[Saved entries]
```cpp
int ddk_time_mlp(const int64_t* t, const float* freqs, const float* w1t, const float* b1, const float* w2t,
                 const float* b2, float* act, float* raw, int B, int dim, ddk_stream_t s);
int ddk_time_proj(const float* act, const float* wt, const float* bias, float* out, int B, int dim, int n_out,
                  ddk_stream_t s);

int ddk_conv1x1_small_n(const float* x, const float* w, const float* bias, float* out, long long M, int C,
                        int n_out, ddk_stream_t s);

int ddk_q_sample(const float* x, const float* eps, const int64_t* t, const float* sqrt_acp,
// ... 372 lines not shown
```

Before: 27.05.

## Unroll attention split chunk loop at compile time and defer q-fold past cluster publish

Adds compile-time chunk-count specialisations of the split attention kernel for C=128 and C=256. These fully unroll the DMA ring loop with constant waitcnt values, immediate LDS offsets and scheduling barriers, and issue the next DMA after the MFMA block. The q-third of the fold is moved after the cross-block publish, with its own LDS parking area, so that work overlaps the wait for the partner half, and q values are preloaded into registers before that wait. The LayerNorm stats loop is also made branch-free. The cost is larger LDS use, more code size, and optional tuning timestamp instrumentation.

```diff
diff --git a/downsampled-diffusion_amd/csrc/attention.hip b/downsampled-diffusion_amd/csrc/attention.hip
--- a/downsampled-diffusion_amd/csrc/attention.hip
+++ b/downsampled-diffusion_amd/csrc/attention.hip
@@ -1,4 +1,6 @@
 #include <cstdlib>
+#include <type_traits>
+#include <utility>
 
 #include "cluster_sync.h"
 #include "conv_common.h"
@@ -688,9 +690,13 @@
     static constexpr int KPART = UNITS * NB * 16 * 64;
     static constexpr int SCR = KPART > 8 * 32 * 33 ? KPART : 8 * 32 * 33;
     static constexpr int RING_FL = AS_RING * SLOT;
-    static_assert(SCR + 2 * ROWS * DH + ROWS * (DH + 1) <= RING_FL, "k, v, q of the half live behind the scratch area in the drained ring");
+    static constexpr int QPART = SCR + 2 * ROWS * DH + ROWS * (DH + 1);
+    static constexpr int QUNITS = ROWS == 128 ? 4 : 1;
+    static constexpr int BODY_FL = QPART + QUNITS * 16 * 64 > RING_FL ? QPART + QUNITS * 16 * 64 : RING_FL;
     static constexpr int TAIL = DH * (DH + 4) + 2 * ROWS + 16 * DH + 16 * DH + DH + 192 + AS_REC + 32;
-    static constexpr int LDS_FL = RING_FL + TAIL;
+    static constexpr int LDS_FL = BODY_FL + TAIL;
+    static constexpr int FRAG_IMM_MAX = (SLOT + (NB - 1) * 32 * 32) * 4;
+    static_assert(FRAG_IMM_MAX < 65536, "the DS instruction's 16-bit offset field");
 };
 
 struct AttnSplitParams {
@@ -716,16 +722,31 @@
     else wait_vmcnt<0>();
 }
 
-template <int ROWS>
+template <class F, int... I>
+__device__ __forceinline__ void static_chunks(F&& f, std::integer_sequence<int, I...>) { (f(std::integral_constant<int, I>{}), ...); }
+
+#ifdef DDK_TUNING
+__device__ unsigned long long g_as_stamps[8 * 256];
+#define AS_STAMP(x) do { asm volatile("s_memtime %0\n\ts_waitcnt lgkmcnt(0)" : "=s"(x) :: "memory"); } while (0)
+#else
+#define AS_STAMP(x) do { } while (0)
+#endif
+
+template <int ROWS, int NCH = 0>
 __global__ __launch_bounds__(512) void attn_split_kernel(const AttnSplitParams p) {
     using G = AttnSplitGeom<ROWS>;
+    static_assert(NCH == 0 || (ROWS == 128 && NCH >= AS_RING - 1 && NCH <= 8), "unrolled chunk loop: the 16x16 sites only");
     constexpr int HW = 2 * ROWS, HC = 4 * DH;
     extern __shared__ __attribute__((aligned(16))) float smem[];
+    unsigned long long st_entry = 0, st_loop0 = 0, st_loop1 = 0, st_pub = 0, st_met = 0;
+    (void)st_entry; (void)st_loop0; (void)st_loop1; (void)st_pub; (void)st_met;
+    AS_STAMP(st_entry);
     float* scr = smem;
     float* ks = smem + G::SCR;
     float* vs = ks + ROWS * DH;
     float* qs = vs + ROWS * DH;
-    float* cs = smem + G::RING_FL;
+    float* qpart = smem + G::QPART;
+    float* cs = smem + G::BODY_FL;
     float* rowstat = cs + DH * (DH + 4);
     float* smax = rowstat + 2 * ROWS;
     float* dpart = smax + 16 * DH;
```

> Task prompt
Nothing beyond the line containing "Before: 27.05." is to be output; the lines above, from the first one onward to that line, are to be transcribed exactly.

> Response below
```cpp
int ddk_time_mlp(const int64_t* t, const float* freqs, const float* w1t, const float* b1, const float* w2t,
                 const float* b2, float* act, float* raw, int B, int dim, ddk_stream_t s);
int ddk_time_proj(const float* act, const float* wt, const float* bias, float* out, int B, int dim, int n_out,
                  ddk_stream_t s);

int ddk_conv1x1_small_n(const float* x, const float* w, const float* bias, float* out, long long M, int C,
                        int n_out, ddk_stream_t s);

int ddk_q_sample(const float* x, const float* eps, const int64_t* t, const float* sqrt_acp,
// ... 372 lines not shown
```

Before: 27.05.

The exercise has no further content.